Обычно это происходило так: Ник подъезжал к машине, ударялся об нее и ложился на землю лицом вниз, так было легче не рассмеяться. Мамочка кричала, детишки кричали, мамочка тянула ручник, распахивала водительскую дверь, выпрыгивала и вставала над Ником, буквально рыдая. «О господи, о господи, о господи, я же даже не посмотрела». Если мамочка так говорила, мы уже знали, что все пойдет как надо. Большинство, если не все, проникались по-крупному; одна дама даже склонилась над Ником и нежно погладила его по лысой голове, нашептывая всякие ласковости типа: «О прости, прости меня, все будет хорошо, ты будешь в порядке», и он отметил, что это было слегка эротично. Как бы там ни было, ключевым моментом было вот что: Ник поворачивался, вытирал слюну, садился, заваливался назад, снова садился, смотрел на даму и говорил: «Извините, пожалуйста», и если она плакала, это срабатывало. За несколько минут Ник успевал объяснить, что он ехал к автобусной остановке, чтобы успеть на работу, потому что папа их бросил, и он должен помогать маме с расходами, и теперь его наверное уволят, и он не может даже дойти до остановки — тут он убедительно изображал прихрамывание. Женщина обычно держала руку у сердца, бьющегося под вязаным свитером с котятами, лезла в сумочку и настаивала, чтобы Ник взял немного денег на такси до работы. В среднем выходило около двадцати баксов за удар, что его вполне устраивало, так как алчностью он не отличался. Однажды какая-то особо страстная мамочка настаивала на том, чтобы отвезти его домой, и он поглядел на меня через плечо и покачал головой, и женщина, ну, она заметила это — этот взгляд — и так расстроилась, что мы быстро умотали. Ни одна другая мамочка так и не воткнулась, ни у одной не промелькнула мысль, что это подстава. В основном из-за окровавленных коленей Ника и его непревзойденных падений.

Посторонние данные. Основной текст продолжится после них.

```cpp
#pragma unroll 1
  for (int c = 0; c < NC; ++c) {
    const bool last = c == NC - 1;
    const int64_t krow0 = prow0 + c * KC;
    int lane = lane0;
    asm volatile("" : "+v"(lane));
    const int l15 = lane & 15, q = lane >> 4;
    f32x4 ev[2][NT][4];
    f32x4 wv4[2][2];
    auto load_e_tile = [&](int ii, int cc_, int jt) {
      if constexpr (PLANES) {
        const f32x4* ep = reinterpret_cast<const f32x4*>(erow[ii]) + (cc_ * NT + jt) * 256 + lane;
#pragma unroll
        for (int r = 0; r < 4; ++r) ev[ii][jt][r] = __builtin_nontemporal_load(ep + r * 64);
      } else {
        const f32x4* ep = reinterpret_cast<const f32x4*>(erow[ii] + (cc_ * KC + jt * 16 + 4 * q) * AC + 4 * l15);
#pragma unroll
        for (int r = 0; r < 4; ++r) ev[ii][jt][r] = __builtin_nontemporal_load(ep + r * (AC / 4));
      }
    };
    {
      const int h = wv;
      const float scale_s = 0.17677669529663687f;
      const float coef_p = -0.5f * 0.16666666666666666f * gamma[h];
      const int ks_dst = (lane >> 3) * KLD + 4 * (lane & 7);
      const int g0 = lane, g1 = lane + 64;
      const int gk_dst0 = 16 * KLD + (g0 / 6) * GLD + 4 * (g0 % 6), gk_dst1 = 16 * KLD + (g1 / 6) * GLD + 4 * (g1 % 6);
      constexpr int SD = MULTI ? 3 : 4;
      static_assert(E_EARLY <= SD, "the early pair tiles are requested in the last E_EARLY iterations, which must not request key tiles any more");
      AttnP1Pre<SD> pre;
      f32x4 (&st)[SD][4] = pre.st;
      const AttnLaneOff lo = attn_lane_off(lane);
      auto load_keys = [&](int sb, int jt) { attn_tile_request(st[sb], proj, krow0 + 16 * jt, OFF_KS, OFF_GK, lo, h); };
      auto stage_keys = [&](int sb, int lb) {
        float* t_ = scr + lb * P1_TILE;
        *reinterpret_cast<f32x4*>(t_ + ks_dst) = st[sb][0];
        *reinterpret_cast<f32x4*>(t_ + ks_dst + 8 * KLD) = st[sb][1];
        *reinterpret_cast<f32x4*>(t_ + gk_dst0) = st[sb][2];
        if (g1 < 96) *reinterpret_cast<f32x4*>(t_ + gk_dst1) = st[sb][3];
      };
      attn_p1_request<SD>(pre, SD, proj, prow0, krow0, i0, lane, lo, h);
#pragma unroll
      for (int piece = 0; piece < SD && piece < NT; ++piece) attn_p1_request<SD>(pre, piece, proj, prow0, krow0, i0, lane, lo, h);
      f32x4 (&qa)[2] = pre.qa;
      MEM_FENCE();
      *reinterpret_cast<f32x4*>(gq_lds + 4 * g0) = pre.gqr[0];
      if (g1 < 96) *reinterpret_cast<f32x4*>(gq_lds + 4 * g1) = pre.gqr[1];
      f32x4 gq[4][6];
#pragma unroll
      for (int r = 0; r < 4; ++r)
#pragma unroll
        for (int cc = 0; cc < 6; ++cc) gq[r][cc] = *reinterpret_cast<const f32x4*>(gq_lds + (4 * q + r) * 24 + 4 * cc);
      struct KeyFrag { f32x4 kb0, kb1, gk[6]; };
      auto read_frags = [&](int jt) {
        KeyFrag f;
        const float* t_ = scr + (jt & 1) * P1_TILE;
        f.kb0 = *reinterpret_cast<const f32x4*>(t_ + l15 * KLD + 4 * q);
        f.kb1 = *reinterpret_cast<const f32x4*>(t_ + l15 * KLD + 16 + 4 * q);
#pragma unroll
        for (int cc = 0; cc < 6; ++cc) f.gk[cc] = *reinterpret_cast<const f32x4*>(t_ + 16 * KLD + l15 * GLD + 4 * cc);
        return f;
      };
      stage_keys(0, 0);
      KeyFrag cur = read_frags(0);
      if (NT > 1) stage_keys(1 % SD, 1);
#pragma unroll
      for (int jt = 0; jt < NT; ++jt) {
        if (jt + 2 < NT) stage_keys((jt + 2) % SD, jt & 1);
        KeyFrag nxt = cur;
        if (jt + 1 < NT) nxt = read_frags(jt + 1);
        if (jt + SD < NT) {
          load_keys(jt % SD, jt + SD);
        } else if (jt + E_EARLY >= NT) {
          if constexpr (PLANES) {
            if (jt + E_EARLY == NT) {
              const int hh = lane & 7, qq = lane >> 4;
#pragma unroll
              for (int ks = 0; ks < 2; ++ks)
#pragma unroll
                for (int hf = 0; hf < 2; ++hf) wv4[ks][hf] = *reinterpret_cast<const f32x4*>(Wb + hh * AC + 32 * ks + 8 * qq + 4 * hf);
            }
          }
          load_e_tile(0, c, jt + E_EARLY - NT);
        }
        MEM_FENCE();
        const f32x4 kb0 = cur.kb0, kb1 = cur.kb1;
        f32x4 gk[6];
#pragma unroll
        for (int cc = 0; cc < 6; ++cc) gk[cc] = cur.gk[cc];
        cur = nxt;
        f32x4 acc = {0.f, 0.f, 0.f, 0.f};
#pragma unroll
        for (int s = 0; s < 4; ++s) acc = __builtin_amdgcn_mfma_f32_16x16x4f32(qa[0][s], kb0[s], acc, 0, 0, 0);
#pragma unroll
        for (int s = 0; s < 4; ++s) acc = __builtin_amdgcn_mfma_f32_16x16x4f32(qa[1][s], kb1[s], acc, 0, 0, 0);
#pragma unroll
        for (int r = 0; r < 4; ++r) {
          f32x2 d2v = {0.f, 0.f};
#pragma unroll
          for (int cc = 0; cc < 6; ++cc) {
            f32x2 dlo, dhi;
            asm("v_pk_add_f32 %0, %1, %2 neg_lo:[0,1] neg_hi:[0,1]"
                : "=v"(dlo)
                : "v"(__builtin_shufflevector(gq[r][cc], gq[r][cc], 0, 1)), "v"(__builtin_shufflevector(gk[cc], gk[cc], 0, 1)));
            asm("v_pk_add_f32 %0, %1, %2 neg_lo:[0,1] neg_hi:[0,1]"
                : "=v"(dhi)
                : "v"(__builtin_shufflevector(gq[r][cc], gq[r][cc], 2, 3)), "v"(__builtin_shufflevector(gk[cc], gk[cc], 2, 3)));
            d2v = __builtin_elementwise_fma(dlo, dlo, d2v);
            d2v = __builtin_elementwise_fma(dhi, dhi, d2v);
          }
          const float d2 = d2v[0] + d2v[1];
          S[(4 * q + r) * IS + h * HS + jt * 16 + l15] = scale_t * (acc[r] * scale_s + coef_p * d2);
          if constexpr (TAPE) tape_d2[((static_cast<int64_t>(b) * AH + h) * K + i0 + 4 * q + r) * K + jt * 16 + l15] = d2;
        }
        if (c == 0 && jt == 0) stamp(6);
        if (c == 0 && jt == 3) stamp(7);
      }
    }
    if (c == 0) stamp(1);
    {
      const int h = l15 & 7;
      constexpr int E_DEPTH_FP32 = 3;
      constexpr int RT = NT / 2;
      constexpr int E_DEPTH0 = PLANES ? RT : (E_DEPTH_FP32 < NT ? (E_DEPTH_FP32 > E_EARLY ? E_DEPTH_FP32 : E_EARLY) : NT);
      if constexpr (!PLANES) {
#pragma unroll
        for (int jt = E_EARLY; jt < E_DEPTH0; ++jt) load_e_tile(0, c, jt);
      }
      f32x4 wb[4];
      f16x8 wp[2][2];
      float bscale = scale_t, oscale = 1.0f;
      if constexpr (PLANES) {
        float wmax = 0.f;
#pragma unroll
        for (int ks = 0; ks < 2; ++ks)
#pragma unroll
          for (int hf = 0; hf < 2; ++hf)
#pragma unroll
            for (int s = 0; s < 4; ++s) wmax = fmaxf(wmax, fabsf(wv4[ks][hf][s]));
#pragma unroll
        for (int o = 1; o < 64; o <<= 1) wmax = fmaxf(wmax, __shfl_xor(wmax, o));
        const int ew = static_cast<int>((__float_as_uint(wmax) >> 23) & 255u);
        const float sw = (ew == 0 || ew > 230) ? 1.0f : __uint_as_float(static_cast<unsigned>(127 + 7 + 127 - ew) << 23);
        const float isw = (ew == 0 || ew > 230) ? 1.0f : __uint_as_float(static_cast<unsigned>(ew - 7) << 23);
#pragma unroll
        for (int ks = 0; ks < 2; ++ks)
#pragma unroll
          for (int c8 = 0; c8 < 8; ++c8) {
            const float x = l15 < 8 ? wv4[ks][c8 >> 2][c8 & 3] * sw : 0.0f;
            const _Float16 h1 = static_cast<_Float16>(x);
            wp[0][ks][c8] = h1;
            wp[1][ks][c8] = static_cast<_Float16>(x - static_cast<float>(h1));
          }
        bscale = scale_t * isw;
        oscale = 1.0f / 256.0f;
        asm volatile("" ::"v"(wp[0][0]), "v"(wp[1][0]), "v"(wp[0][1]), "v"(wp[1][1]));
#pragma unroll
        for (int jt = E_EARLY; jt < E_DEPTH0; ++jt) load_e_tile(0, c, jt);
      } else if constexpr (!MULTI) {
#pragma unroll
        for (int sg = 0; sg < 4; ++sg) {
          wb[sg] = *reinterpret_cast<const f32x4*>(Wb + h * AC + 16 * sg + 4 * q);
#pragma unroll
          for (int s = 0; s < 4; ++s) wb[sg][s] = l15 < 8 ? wb[sg][s] : 0.0f;
        }
      }
      MEM_FENCE();
      __syncthreads();
      if (c == 0) stamp(2);
      auto stage_e = [&](int ii, int jt) {
        float* t_ = scr + (jt & 1) * (16 * ELD) + 4 * q * ELD + 4 * l15;
#pragma unroll
        for (int r = 0; r < 4; ++r) *reinterpret_cast<f32x4*>(t_ + r * ELD) = ev[ii][jt][r];
      };

      if constexpr (PLANES) {
        char* trt = reinterpret_cast<char*>(scr);
        const int wr_off = l15 * 128 + 8 * ((2 * q) ^ (4 * ((l15 >> 1) & 3)) ^ (2 * (l15 & 1)));
        const int rrow = 4 * q + (l15 >> 2);
        const int rd_off = rrow * 128 + 8 * ((l15 & 3) ^ (4 * ((rrow >> 1) & 3)) ^ (2 * (rrow & 1)));
#pragma unroll
        for (int ii = 0; ii < 2; ++ii) {
          const int il = 2 * wv + ii;
          float* Srow = S + il * IS + h * HS;
          const float inv_s = inv_s2[ii];
          const float bscale_r = bscale * inv_s, oscale_r = oscale * inv_s;
          float m_run = -INFINITY, l_run = 0.f, m_hist[NT / 2];
          f32x4 oe[4];
#pragma unroll
          for (int ct = 0; ct < 4; ++ct) oe[ct] = f32x4{0.f, 0.f, 0.f, 0.f};
#pragma unroll
          for (int T = 0; T < NT / 2; ++T) {
            f32x4 acc[2][2];
#pragma unroll
            for (int tl = 0; tl < 2; ++tl)
#pragma unroll
              for (int ks = 0; ks < 2; ++ks) {
                const f16x8 a1 = __builtin_bit_cast(f16x8, ev[ii][2 * T + tl][ks]), a2 = __builtin_bit_cast(f16x8, ev[ii][2 * T + tl][2 + ks]);
                f32x4 a_ = {0.f, 0.f, 0.f, 0.f};
                a_ = __builtin_amdgcn_mfma_f32_16x16x32_f16(a2, wp[0][ks], a_, 0, 0, 0);
                a_ = __builtin_amdgcn_mfma_f32_16x16x32_f16(a1, wp[1][ks], a_, 0, 0, 0);
                a_ = __builtin_amdgcn_mfma_f32_16x16x32_f16(a1, wp[0][ks], a_, 0, 0, 0);
                acc[tl][ks] = a_;
              }
            float v[8], smax = -INFINITY;
#pragma unroll
            for (int tl = 0; tl < 2; ++tl) {
              const f32x4 sv = *reinterpret_cast<const f32x4*>(Srow + (2 * T + tl) * 16 + 4 * q);
#pragma unroll
              for (int r = 0; r < 4; ++r) {
                v[4 * tl + r] = sv[r] + bscale_r * (acc[tl][0][r] + acc[tl][1][r]);
                smax = fmaxf(smax, v[4 * tl + r]);
              }
            }
            smax = fmaxf(smax, __shfl_xor(smax, 16));
            smax = fmaxf(smax, __shfl_xor(smax, 32));
            const float m_new = fmaxf(m_run, smax);
            const float alpha = T == 0 ? 0.0f : FAST_EXP(m_run - m_new);
            m_run = m_new;
            m_hist[T] = m_new;
            float psum = 0.f;
#pragma unroll
            for (int tt = 0; tt < 8; ++tt) {
              v[tt] = FAST_EXP(v[tt] - m_new);
              psum += v[tt];
            }
            l_run = l_run * alpha + psum;
            if (T > 0) {
#pragma unroll
              for (int ct = 0; ct < 4; ++ct)
#pragma unroll
                for (int r = 0; r < 4; ++r) oe[ct][r] *= alpha;
            }
            f16x8 p1, p2;
#pragma unroll
            for (int tt = 0; tt < 8; ++tt) {
              const float x = 256.0f * v[tt];
              const _Float16 hh = static_cast<_Float16>(x);
              p1[tt] = hh;
              p2[tt] = static_cast<_Float16>(x - static_cast<float>(hh));
            }
#pragma unroll
            for (int tl = 0; tl < 2; ++tl) {
              if (l15 < 8) *reinterpret_cast<f32x4*>(Srow + (2 * T + tl) * 16 + 4 * q) = f32x4{v[4 * tl], v[4 * tl + 1], v[4 * tl + 2], v[4 * tl + 3]};
#pragma unroll
              for (int pl = 0; pl < 2; ++pl)
#pragma unroll
                for (int ks = 0; ks < 2; ++ks)
                  *reinterpret_cast<f32x4*>(trt + (tl * 2 + pl) * 2048 + (wr_off ^ (64 * ks))) = ev[ii][2 * T + tl][2 * pl + ks];
            }
            {
              constexpr int dummy_ = 0;
              (void)dummy_;
              const int nx = ii * NT + 2 * T + RT;
              if (nx < 2 * NT) {
                load_e_tile(nx / NT, c, nx % NT);
                load_e_tile((nx + 1) / NT, c, (nx + 1) % NT);
                MEM_FENCE();
              }
            }
            f16x8 a[2][4];
#pragma unroll
            for (int pl = 0; pl < 2; ++pl)
#pragma unroll
              for (int ct = 0; ct < 4; ++ct) {
                const int ro = rd_off ^ (32 * ct);
                const s16x4_t lo = __builtin_amdgcn_ds_read_tr16_b64_v4i16((s16x4_t __attribute__((address_space(3)))*)(trt + (0 * 2 + pl) * 2048 + ro));
                const s16x4_t hi = __builtin_amdgcn_ds_read_tr16_b64_v4i16((s16x4_t __attribute__((address_space(3)))*)(trt + (1 * 2 + pl) * 2048 + ro));
                const s16x8_t v8 = {lo[0], lo[1], lo[2], lo[3], hi[0], hi[1], hi[2], hi[3]};
                a[pl][ct] = __builtin_bit_cast(f16x8, v8);
              }
#pragma unroll
            for (int ct = 0; ct < 4; ++ct) oe[ct] = __builtin_amdgcn_mfma_f32_16x16x32_f16(a[1][ct], p1, oe[ct], 0, 0, 0);
#pragma unroll
            for (int ct = 0; ct < 4; ++ct) oe[ct] = __builtin_amdgcn_mfma_f32_16x16x32_f16(a[0][ct], p2, oe[ct], 0, 0, 0);
#pragma unroll
            for (int ct = 0; ct < 4; ++ct) oe[ct] = __builtin_amdgcn_mfma_f32_16x16x32_f16(a[0][ct], p1, oe[ct], 0, 0, 0);
          }
          l_run += __shfl_xor(l_run, 16);
          l_run += __shfl_xor(l_run, 32);
          const float Mnew = MULTI ? fmaxf(Mrun[ii], m_run) : m_run;
          const float fac = (!MULTI || c == 0) ? 0.0f : expf(Mrun[ii] - Mnew);
          const float cf = MULTI ? expf(m_run - Mnew) : 1.0f;
          Mrun[ii] = Mnew;
          Lrun[ii] = Lrun[ii] * fac + l_run * cf;
          const float inv = last ? 1.0f / Lrun[ii] : 1.0f;
#pragma unroll
          for (int T = 0; T < NT / 2 - (MULTI ? 0 : 1); ++T) {
            const float f = FAST_EXP(m_hist[T] - Mnew);
            if (l15 < 8) {
#pragma unroll
              for (int tl = 0; tl < 2; ++tl) {
                f32x4* sp = reinterpret_cast<f32x4*>(Srow + (2 * T + tl) * 16 + 4 * q);
                f32x4 pv = *sp;
#pragma unroll
                for (int r = 0; r < 4; ++r) pv[r] *= f;
                *sp = pv;
              }
            }
          }
          if (l15 < 8) {
            float* fo = feat + (prow0 + i0 + il) * AF + FOFF_OE + h * AC + 4 * q;
            const float sc = cf * oscale_r;
#pragma unroll
            for (int ct = 0; ct < 4; ++ct) {
              f32x4 o = oe[ct];
#pragma unroll
              for (int r = 0; r < 4; ++r) o[r] *= sc;
              if (MULTI && c > 0) {
                const f32x4 old = *reinterpret_cast<const f32x4*>(fo + 16 * ct);
#pragma unroll
                for (int r = 0; r < 4; ++r) o[r] += old[r] * fac;
              }
#pragma unroll
              for (int r = 0; r < 4; ++r) o[r] *= inv;
              *reinterpret_cast<f32x4*>(fo + 16 * ct) = o;
            }
            if (q == 0) {
              st_fac[il * AH + h] = fac;
              st_inv[il * AH + h] = inv;
            }
          }
        }
      } else {
#pragma unroll
      for (int ii = 0; ii < 2; ++ii) {
        const int il = 2 * wv + ii;
        float* Srow = S + il * IS + h * HS;
        float lg[NT][4];
        float mx = -INFINITY;
        stage_e(ii, 0);
#pragma unroll
        for (int jt = 0; jt < NT; ++jt) {
          f32x4 acc = {0.f, 0.f, 0.f, 0.f}, acc2 = {0.f, 0.f, 0.f, 0.f};
          {
            if (jt + 1 < NT) stage_e(ii, jt + 1);
            const float* t_ = scr + (jt & 1) * (16 * ELD) + l15 * ELD + 4 * q;
#pragma unroll
            for (int sg = 0; sg < 4; ++sg) {
              const f32x4 ea = *reinterpret_cast<const f32x4*>(t_ + 16 * sg);
              const f32x4 wbf = MULTI ? *reinterpret_cast<const f32x4*>(wb_lds + (sg * 64 + lane) * 4) : wb[sg];
#pragma unroll
              for (int s = 0; s < 4; ++s) {
                if (sg & 1) acc2 = __builtin_amdgcn_mfma_f32_16x16x4f32(ea[s], wbf[s], acc2, 0, 0, 0);
                else acc = __builtin_amdgcn_mfma_f32_16x16x4f32(ea[s], wbf[s], acc, 0, 0, 0);
              }
            }
          }
          if (ii == 0 && jt + E_DEPTH0 < NT) {
            load_e_tile(0, c, jt + E_DEPTH0);
            MEM_FENCE();
          }
          const f32x4 sv = *reinterpret_cast<const f32x4*>(Srow + jt * 16 + 4 * q);
// ... 191 lines not shown
```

Время от времени кто-нибудь из толстозадых охранников выходил покурить, узнавал наши маски для Хэллоуина и какое-то время за нами гонялся. Дело в том, что стоянка торгового центра была огромная. В смысле, она окружала его, а мы были на досках, и эти чуваки, в своих блестящих синих полиэстровых униформах, фальшивых серебряных кокардах, вооруженные разве что рациями, в основном были жирные и на пешем ходу. Мы уезжали на досках — или я уезжал, пока Ник подъезжал к ним вплотную, едва не наталкиваясь на них, быстро в прыжке разворачивался и исчезал среди старушек с пакетами в руках.
Мы не особо много зарабатывали таким образом, но бабки, которые получали, делили на двоих и тратили на импортные кассеты. Однажды я купил Misfits, привезенный из Германии, «Нечево терять», песни на кассете были написаны странно, взять хотя бы названия, но там были живые треки, которых я раньше не слышал, и это было круто. Наверное, в первую очередь, мне нравилось проводить время с Ником, слушая его разговоры про правительство и про группы и, короче, нравилось просто что-то делать, пусть даже притворяться сбитым машиной, вот что мне нравилось больше всего.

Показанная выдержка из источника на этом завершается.